-------- Records provided --------

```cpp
void synth_forward(Ctx& c, const SynthModel& m, const SynthIO& io, hipEvent_t* stage_ev) {
  const auto& cf = m.cfg;
  const int B = io.B, T = io.T, hid = cf.hidden_channels, inter = cf.inter_channels, filt = cf.filter_channels;
  const int heads = cf.n_heads, kc = hid / heads, half = inter / 2, gin = cf.gin_channels;
  hipStream_t s = c.stream;
  Arena& A = c.arena;
  Timer3 tm(c, stage_ev);
  tm.mark(0);
  const int head = io.skip_head, Tk = T - head;
  RVCX_CHECK(head >= 0 && Tk > 0, "synth: skip_head outside [0, T)");
  if (head > 0) {
    RVCX_CHECK(io.dec_skip == 0, "synth: dec_skip and skip_head exclude each other");
    if (io.lens_host)
      for (int b = 0; b < B; ++b) RVCX_CHECK(io.lens_host[b] == T, "synth: skip_head needs equal lengths (every item T frames)");
  }

  bool ragged = false;
  if (io.lens_host)
    for (int b = 0; b < B; ++b) ragged |= io.lens_host[b] != T;
  std::vector<const int*> lens_stage(m.stages.size() + 2, nullptr);
  const int* lens = nullptr;
  if (ragged) {
    std::vector<int> l(io.lens_host, io.lens_host + B);
    lens = upload_ints(c, l);
    lens_stage[0] = lens;
    for (size_t i = 0; i < m.stages.size(); ++i) {
      for (auto& x : l) x *= cf.up_rates[i];
      lens_stage[i + 1] = upload_ints(c, l);
    }
  }
  std::vector<int> sidv(io.sid_host, io.sid_host + B);
// ... 78 lines not shown
    a.lens_out = lens;
    conv_set_res(a, x, hid, T);
    c.conv(a);
    launch_layernorm_c(tmp, L.g1, L.b1, x, B, hid, T, 1e-5f, nullptr, s);
    const int k = L.ffn1.k, pl = (k - 1) / 2;
    a = conv1d_args(L.ffn1, x, hbuf, B, T, T, 1, 1, pl);
    a.act = ACT_RELU;
    a.lens_in = lens;
    a.lens_out = lens;
    c.conv(a);
    a = conv1d_args(L.ffn2, hbuf, tmp, B, T, T, 1, 1, pl);
    a.lens_in = lens;
    a.lens_out = lens;
    conv_set_res(a, x, hid, T);
    c.conv(a);
    launch_layernorm_c(tmp, L.g2, L.b2, x, B, hid, T, 1e-5f, nullptr, s);
  }
  float* stats = io.stats_out ? io.stats_out : A.alloc<float>((size_t)B * 2 * inter * T);
  {
    launch_mask(x, B, hid, T, lens, s);
    ConvArgs a = conv1d_args(m.proj, x, stats, B, T, T);
    a.lens_out = lens;
    c.conv(a);
  }
  tm.mark(1);

  float* z = A.alloc<float>((size_t)B * inter * T);
  float* z2 = A.alloc<float>((size_t)B * inter * T);
  launch_sample_z(stats, io.z_noise, z, B, inter, T, lens, s);
  if (head > 0) {
    launch_copy_strided(z + head, z2, B * inter, Tk, T, Tk, s);
    std::swap(z, z2);
  }
  float* g = A.alloc<float>((size_t)B * gin);
  for (int b = 0; b < B; ++b)
    RVCX_HIP(hipMemcpyAsync(g + (size_t)b * gin, m.emb_g + (size_t)sidv[b] * gin, gin * sizeof(float),
                            hipMemcpyDeviceToDevice, s));
  {
    float* h = att;
    float* xin = qkv;
    float* acts = tmp;
    float* rs = hbuf;
    RVCX_CHECK(filt >= 2 * hid, "buffer reuse assumes filter_channels >= 2*hidden");
    float* wout = A.alloc<float>((size_t)B * hid * T);
    float* mbuf = A.alloc<float>((size_t)B * half * T);
    float* gc = A.alloc<float>((size_t)B * 6 * hid);
    for (int f = 3; f >= 0; --f) {
      const auto& F = m.flows[f];
      launch_flip_channels(z, z2, B, inter, Tk, s);
      std::swap(z, z2);
      ConvArgs a = conv1d_args(F.pre, z, h, B, Tk, Tk);
      a.x_bs = (long)inter * Tk;
      a.lens_out = lens;
      c.conv(a);
      a = conv1d_args(F.cond, g, gc, B, 1, 1);
      c.conv(a);
      for (int i = 0; i < 3; ++i) {
        a = conv1d_args(F.in_l[i], h, xin, B, Tk, Tk, 1, 1, (F.in_l[i].k - 1) / 2);
        a.lens_in = lens;
        a.lens_out = lens;
        c.conv(a);
        launch_wn_gate(xin, gc, i * 2 * hid, 6 * hid, acts, B, hid, Tk, s);
        a = conv1d_args(F.rs_l[i], acts, rs, B, Tk, Tk);
        a.lens_out = lens;
        c.conv(a);
        launch_wn_res_skip(h, wout, rs, B, hid, Tk, i == 2, i == 0, lens, s);
      }
      a = conv1d_args(F.post, wout, mbuf, B, Tk, Tk);
      a.lens_out = lens;
      c.conv(a);
      launch_coupling_sub(z, mbuf, B, half, Tk, lens, s);
    }
  }
  if (io.z_out)
    RVCX_HIP(hipMemcpyAsync(io.z_out, z, (size_t)B * inter * Tk * sizeof(float), hipMemcpyDeviceToDevice, s));
  tm.mark(2);
  if (io.ev_decoder) RVCX_HIP(hipEventRecord(io.ev_decoder, s));

  if (!c.serial) RVCX_HIP(hipStreamWaitEvent(s, c.ev_src[1], 0));
  static const int dec_batch_env = getenv("RVCX_DEC_BATCH") ? std::max(1, atoi(getenv("RVCX_DEC_BATCH"))) : 8;
  bool equal_lens = true;
  if (io.lens_host)
    for (int b = 1; b < B; ++b) equal_lens &= io.lens_host[b] == io.lens_host[0];
  const int dec_batch = equal_lens ? dec_batch_env : 1;
  const int C0 = cf.up_initial_channel;
  const size_t dec_mark = A.mark();
  for (int b0 = 0; b0 < B; b0 += dec_batch) {
    const int db = std::min(dec_batch, B - b0);
    A.reset(dec_mark);
    const bool own = io.lens_host != nullptr && (db == 1 || equal_lens);
    const int Tfull = own ? io.lens_host[b0] - head : Tk;
    RVCX_CHECK(Tfull > 0 && Tfull <= Tk, "synth: item length outside (0, T]");
    const int skip = (io.dec_skip > 0 && (own || !lens) && Tfull - 2 * io.dec_skip > 2 * m.dec_rf_frames) ? io.dec_skip : 0;
    const int Td = Tfull - 2 * skip;
    float* cur = A.alloc<float>((size_t)db * C0 * Td);
    {
      ConvArgs a = conv1d_args(m.conv_pre, z + (size_t)b0 * inter * Tk + skip, cur, db, Td, Td, 1, 1, 3);
      a.x_bs = (long)inter * Tk;
      a.x_cs = Tk;
      a.lens_in = (lens && !own) ? lens + b0 : nullptr;
      c.conv(a);
      float* gcond = A.alloc<float>((size_t)db * C0);
      a = conv1d_args(m.cond, g + (size_t)b0 * gin, gcond, db, 1, 1);
      c.conv(a);
      launch_add_channel_bias(cur, gcond, db, C0, Td, s);
    }
    long Tin = Td, Tin_c = Tk, off = skip;
    for (size_t i = 0; i < m.stages.size(); ++i) {
      const auto& S = m.stages[i];
      const long Tout = Tin * cf.up_rates[i], Tout_c = Tin_c * cf.up_rates[i];
      off *= cf.up_rates[i];
      const size_t n = (size_t)db * S.ch * Tout;
      float* xs = A.alloc<float>(n);
      const size_t stage_mark = A.mark();
      float* xu = A.alloc<float>(n);
      const int nk = cf.n_resblocks;
      float* xcb[4];
      float* xtb[4];
      for (int j = 0; j < nk; ++j) {
        xcb[j] = A.alloc<float>(n);
        xtb[j] = A.alloc<float>(n);
      }
      const int* lin = (lens_stage[i] && !own) ? lens_stage[i] + b0 : nullptr;
      const int* lout = (lens_stage[i + 1] && !own) ? lens_stage[i + 1] + b0 : nullptr;
      ConvArgs a = convT1d_args(S.up, cur, xu, db, (int)Tin, (int)Tout);
      a.pre_act = ACT_LRELU;
      a.pre_slope = 0.1f;
      a.lens_in = lin;
      a.lens_out = lout;
      if (nz_fused[i]) {
        a.nz_har = har + (size_t)b0 * Tupp + (size_t)skip * m.upp;
        a.nz_bs = Tupp;
        a.nz_w = S.noise.w;
        a.nz_wstride = S.noise.cin_gp * S.noise.cout_gp;
        a.nz_b = S.noise.bias;
        a.nz_k = S.noise.k;
        a.nz_stride = S.noise_stride;
        a.nz_pad = S.noise_pad;
// ... 150 lines not shown
```

Baseline: 1242.

## Fold flow residual/skip, coupling and speaker-conditioning adds into conv epilogues

Adds folded epilogue modes to the conv store path: add a per-channel vector (add2), subtract from the residual (res_sub), and split output channels across two destinations (co_split). These replace the separate wn_res_skip, coupling_sub and add_channel_bias kernels in the flow and decoder-pre stages. Speaker-conditioning conv outputs are cached per speaker id and recomputed only when the weight region changes, which removes the per-forward cond convs and embedding copies. The trade-off is a new FOLD template variant available on only some h3 tiles, so tile selection can be forced onto a different tile, plus more branching in the generic store path.

```diff
diff --git a/polgen-rvc_amd/csrc/conv.h b/polgen-rvc_amd/csrc/conv.h
--- a/polgen-rvc_amd/csrc/conv.h
+++ b/polgen-rvc_amd/csrc/conv.h
@@ -36,6 +36,12 @@
   int zero_wp = 0;
   int acc2_mode = ACC2_NONE;
   float acc2_div = 1.f;
+  const float* add2 = nullptr;
+  long add2_bs = 0;
+  int res_sub = 0;
+  int co_split = 0;
+  float* y_hi = nullptr;
+  const float* res_hi = nullptr;
   const float* nz_har = nullptr;
   const float* nz_w = nullptr;
   const float* nz_b = nullptr;
diff --git a/polgen-rvc_amd/csrc/conv.hip b/polgen-rvc_amd/csrc/conv.hip
--- a/polgen-rvc_amd/csrc/conv.hip
+++ b/polgen-rvc_amd/csrc/conv.hip
@@ -263,6 +263,12 @@
 void launch_conv(ConvArgs a, hipStream_t stream) {
   RVCX_CHECK(a.Cin_gp % 2 == 0 && a.Cout_gp % 32 == 0, "conv: unpadded weights");
   RVCX_CHECK(a.Nout > 0 && a.B > 0, "conv: empty problem");
+  if (a.add2 || a.res_sub || a.co_split > 0) {
+    RVCX_CHECK(a.out_mode == OUT_NORMAL && a.groups == 1 && a.y && !a.y_split && a.acc2_mode == ACC2_NONE && a.zero_wp == 0,
+               "conv: add2 / res_sub / co_split need a plain OUT_NORMAL store");
+    RVCX_CHECK(!a.res_sub || a.res, "conv: res_sub without a residual");
+    RVCX_CHECK(a.co_split <= 0 || (a.y_hi && a.co_split < a.Cout_g), "conv: co_split needs y_hi and a row inside the layer");
+  }
   if (g_prof_on) {
     ProfRec rec;
     RVCX_HIP(hipEventCreate(&rec.a));
diff --git a/polgen-rvc_amd/csrc/conv3_thin.hip b/polgen-rvc_amd/csrc/conv3_thin.hip
--- a/polgen-rvc_amd/csrc/conv3_thin.hip
+++ b/polgen-rvc_amd/csrc/conv3_thin.hip
@@ -155,6 +155,7 @@
     return false;
   if (!(a.Cin_g == 16 || a.Cin_g == 32) || a.Cin_gp != a.Cin_g || a.Cout_g > 32 || a.Cout_gp > 32 || a.Cout_g < 1) return false;
   if (a.out_mode != OUT_NORMAL || a.act > ACT_RELU || a.pre_act != ACT_NONE || a.nz_har) return false;
+  if (a.add2 || a.res_sub || a.co_split > 0) return false;
   if (a.y_split && (a.Cout_g % 16 != 0 || a.acc2_mode != ACC2_NONE || a.res)) return false;
   if (!a.y_split && !a.y && a.acc2_mode == ACC2_NONE) return false;
   if ((long)a.Nout < min_n) return false;
diff --git a/polgen-rvc_amd/csrc/conv_device.h b/polgen-rvc_amd/csrc/conv_device.h
--- a/polgen-rvc_amd/csrc/conv_device.h
+++ b/polgen-rvc_amd/csrc/conv_device.h
@@ -35,7 +35,27 @@
   return n + (a.nz_b ? a.nz_b[c] : 0.f);
 }
 
+__device__ __forceinline__ void store_elem_fold(const ConvArgs& a, int b, int cg, int nn, float v, int len_out) {
+  if (a.bias) v += a.bias[cg];
+  v = apply_act(v, a.act, a.act_slope);
+  const bool hi = a.co_split > 0 && cg >= a.co_split;
+  const float* res = hi ? a.res_hi : a.res;
+  float* y = hi ? a.y_hi : a.y;
+  const int cr = hi ? cg - a.co_split : cg;
+  if (res) {
+    const float rv = res[(long)b * a.res_bs + (long)cr * a.res_cs + nn];
+    v = a.res_sub ? rv - v : v + rv;
+  }
+  if (a.add2) v += a.add2[(long)b * a.add2_bs + cg];
+  if (nn >= len_out) v = 0.f;
+  y[(long)b * a.y_bs + (long)cr * a.y_cs + nn] = v;
+}
+
 __device__ __forceinline__ void store_elem(const ConvArgs& a, int b, int cg, int nn, float v, int len_out) {
+  if (a.add2 || a.res_sub || a.co_split > 0) {
+    store_elem_fold(a, b, cg, nn, v, len_out);
+    return;
+  }
   if (a.bias) v += a.bias[cg];
   v = apply_act(v, a.act, a.act_slope);
   if (a.out_mode == OUT_NORMAL) {
@@ -89,8 +109,57 @@
   }
 }
 
+__device__ __forceinline__ bool conv_fold_form(const ConvArgs& a) { return a.add2 || a.res_sub || a.co_split > 0; }
 __device__ __forceinline__ bool fast_epilogue_ok(const ConvArgs& a) {
-  return a.out_mode == OUT_NORMAL && a.act <= ACT_RELU;
+  return a.out_mode == OUT_NORMAL && a.act <= ACT_RELU && !conv_fold_form(a);
+}
+
+__device__ __forceinline__ void store_tile_fold(const ConvArgs& a, int b, int co_base, int nn, const f32x16& t,
+                                                int len_out) {
+  if (nn >= a.Nout) return;
+  const int lo = co_base & ~31;
+  const bool hi = a.co_split > 0 && lo >= a.co_split;
+  if (a.co_split > 0 && !hi && lo + 32 > a.co_split) {
+#pragma unroll
+    for (int r = 0; r < 16; ++r) {
+      const int co = co_base + (r & 3) + 8 * (r >> 2);
+      if (co < a.Cout_g) store_elem(a, b, co, nn, t[r], len_out);
+    }
+    return;
+  }
+  const float slope = a.act == ACT_NONE ? 1.f : (a.act == ACT_RELU ? 0.f : a.act_slope);
+  const bool live = nn < len_out;
+  const int cs = hi ? a.co_split : 0;
+  float* yd = hi ? a.y_hi : a.y;
+  const float* rd = hi ? a.res_hi : a.res;
+  float* yb = yd + (long)b * a.y_bs + nn;
+  const float* rb = rd ? rd + (long)b * a.res_bs + nn : nullptr;
+  const float* gb = a.add2 ? a.add2 + (long)b * a.add2_bs : nullptr;
+#pragma unroll
+  for (int r0 = 0; r0 < 16; r0 += 8) {
+    float bv[8], rv[8], gv[8];
+#pragma unroll
+    for (int q = 0; q < 8; ++q) {
+      const int r = r0 + q;
+      const int co = co_base + (r & 3) + 8 * (r >> 2);
+      const int cc = co < a.Cout_g ? co : cs;
+      bv[q] = a.bias ? a.bias[cc] : 0.f;
+      rv[q] = rb ? rb[(long)(cc - cs) * a.res_cs] : 0.f;
+      gv[q] = gb ? gb[cc] : 0.f;
+    }
+#pragma unroll
+    for (int q = 0; q < 8; ++q) {
+      const int r = r0 + q;
+      const int co = co_base + (r & 3) + 8 * (r >> 2);
+      if (co < a.Cout_g) {
+        float v = t[r] + bv[q];
+        v = fmaxf(v, v * slope);
+        if (rb) v = a.res_sub ? rv[q] - v : v + rv[q];
+        if (gb) v += gv[q];
+        yb[(long)(co - cs) * a.y_cs] = live ? v : 0.f;
+      }
+    }
+  }
 }
 
 __device__ __forceinline__ void store_tile_fast(const ConvArgs& a, int b, int co_base, int nn, const f32x16& t,
diff --git a/polgen-rvc_amd/csrc/conv_h3.hip b/polgen-rvc_amd/csrc/conv_h3.hip
--- a/polgen-rvc_amd/csrc/conv_h3.hip
+++ b/polgen-rvc_amd/csrc/conv_h3.hip
@@ -14,7 +14,7 @@
 
 namespace rvcx {
 
-template <int BM, int BN, int WR, int WC, int KKT, int HALO, int STRIDE, bool LIN, bool XS = false>
+template <int BM, int BN, int WR, int WC, int KKT, int HALO, int STRIDE, bool LIN, bool XS = false, bool FOLD = false>
 __global__ __launch_bounds__(256, ((LIN && BM * BN >= 8192) || BN >= 512) ? 2 : 3) void conv_h3_kernel(const ConvArgs a) {
   constexpr int WM = BM / (32 * WR), WN = BN / (32 * WC);
   constexpr int WROW = LIN ? BN : BN * STRIDE + HALO;
@@ -254,6 +254,13 @@
       }
     return;
   }
+  if constexpr (FOLD) {
+#pragma unroll
+    for (int m = 0; m < WM; ++m)
+#pragma unroll
+      for (int n = 0; n < WN; ++n) store_tile_fold(a, b, co_w + m * 32, nn_w + n * 32, acc[m][n], len_out);
+    return;
+  }
   if (a.y_split) {
     const int c_t = co0 + wr * (WM * 32);
 #pragma unroll
@@ -286,16 +293,18 @@
   float eff;
   void (*kern)(const ConvArgs);
   void (*kern_xs)(const ConvArgs);
+  void (*kern_fold)(const ConvArgs) = nullptr;
 };
 const H3Cfg kH3[] = {
     {32, 256, 64, 1, false, 18.f, 0.40f, conv_h3_kernel<32, 256, 1, 4, 4, 64, 1, false>, conv_h3_kernel<32, 256, 1, 4, 4, 64, 1, false, true>},
     {64, 128, 64, 1, false, 16.f, 0.45f, conv_h3_kernel<64, 128, 2, 2, 2, 64, 1, false>, conv_h3_kernel<64, 128, 2, 2, 2, 64, 1, false, true>},
-    {64, 64, 64, 1, false, 16.f, 0.75f, conv_h3_kernel<64, 64, 2, 2, 4, 64, 1, false>, conv_h3_kernel<64, 64, 2, 2, 4, 64, 1, false, true>},
+    {64, 64, 64, 1, false, 16.f, 0.75f, conv_h3_kernel<64, 64, 2, 2, 4, 64, 1, false>, conv_h3_kernel<64, 64, 2, 2, 4, 64, 1, false, true>,
+     conv_h3_kernel<64, 64, 2, 2, 4, 64, 1, false, false, true>},
     {32, 128, 320, 1, false, 22.f, 1.00f, conv_h3_kernel<32, 128, 1, 4, 4, 320, 1, false>, conv_h3_kernel<32, 128, 1, 4, 4, 320, 1, false, true>},
     {64, 64, 320, 1, false, 20.f, 0.80f, conv_h3_kernel<64, 64, 2, 2, 4, 320, 1, false>, conv_h3_kernel<64, 64, 2, 2, 4, 320, 1, false, true>},
     {64, 128, 64, 2, false, 18.f, 0.50f, conv_h3_kernel<64, 128, 2, 2, 2, 64, 2, false>, conv_h3_kernel<64, 128, 2, 2, 2, 64, 2, false, true>},
     {64, 64, 64, 2, false, 16.f, 0.80f, conv_h3_kernel<64, 64, 2, 2, 4, 64, 2, false>, conv_h3_kernel<64, 64, 2, 2, 4, 64, 2, false, true>},
-    {64, 64, 0, 1, true, 16.f, 0.95f, conv_h3_kernel<64, 64, 2, 2, 4, 0, 1, true>, nullptr},
+    {64, 64, 0, 1, true, 16.f, 0.95f, conv_h3_kernel<64, 64, 2, 2, 4, 0, 1, true>, nullptr, conv_h3_kernel<64, 64, 2, 2, 4, 0, 1, true, false, true>},
     {128, 64, 0, 1, true, 18.f, 1.00f, conv_h3_kernel<128, 64, 4, 1, 2, 0, 1, true>, nullptr},
     {32, 256, 320, 1, false, 22.f, 1.10f, conv_h3_kernel<32, 256, 1, 4, 4, 320, 1, false>, conv_h3_kernel<32, 256, 1, 4, 4, 320, 1, false, true>},
     {32, 512, 320, 1, false, 22.f, 1.15f, conv_h3_kernel<32, 512, 1, 4, 4, 320, 1, false>, conv_h3_kernel<32, 512, 1, 4, 4, 320, 1, false, true>},
@@ -359,14 +368,17 @@
   const int nchunk = a.Cin_gp / 16;
   const long cap_item = a.part_cap_item > 0 ? a.part_cap_item : a.part_cap;
   static const bool wide3x3 = getenv("RVCX_WIDE3X3") && atoi(getenv("RVCX_WIDE3X3")) != 0;
-  auto select = [&](int Bsel, int forcedS, int* tile_out, int* s_out) {
+  const bool fold = a.add2 || a.res_sub || a.co_split > 0;
+  RVCX_CHECK(!(fold && split), "conv_h3: the folded epilogue forms do not take pre-split activations");
+  auto select = [&](int Bsel, int forcedS, int* tile_out, int* s_out, bool fold_tiles = false) {
     int best = -1, S = 1;
     double best_t = 1e300;
     for (int t = 0; t < kNumH3; ++t) {
       const H3Cfg& F = kH3[t];
-      if (g_conv_override.tile >= 100 && g_conv_override.tile - 100 != t) continue;
+      if (!fold_tiles && g_conv_override.tile >= 100 && g_conv_override.tile - 100 != t) continue;
       if (F.lin != lin || F.stride != a.stride) continue;
       if (a.x_split && !F.kern_xs) continue;
+      if (fold_tiles && !F.kern_fold) continue;
       if (!wide3x3 && g_conv_override.tile < 100 && F.halo == 320 && F.bn >= 256) continue;
       if (!lin && (halo > F.halo || (F.halo == 320 && halo <= 64))) continue;
       const long blocks = (long)cdiv(a.Cout_gp, F.bm) * cdiv(a.Nout, F.bn) * Bsel * a.groups;
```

--------

What you need to do: Each line above that includes "Tfull" should be shown.

Answer to this task:
    const int Tfull = own ? io.lens_host[b0] - head : Tk;
    RVCX_CHECK(Tfull > 0 && Tfull <= Tk, "synth: item length outside (0, T]");
    const int skip = (io.dec_skip > 0 && (own || !lens) && Tfull - 2 * io.dec_skip > 2 * m.dec_rf_frames) ? io.dec_skip : 0;
    const int Td = Tfull - 2 * skip;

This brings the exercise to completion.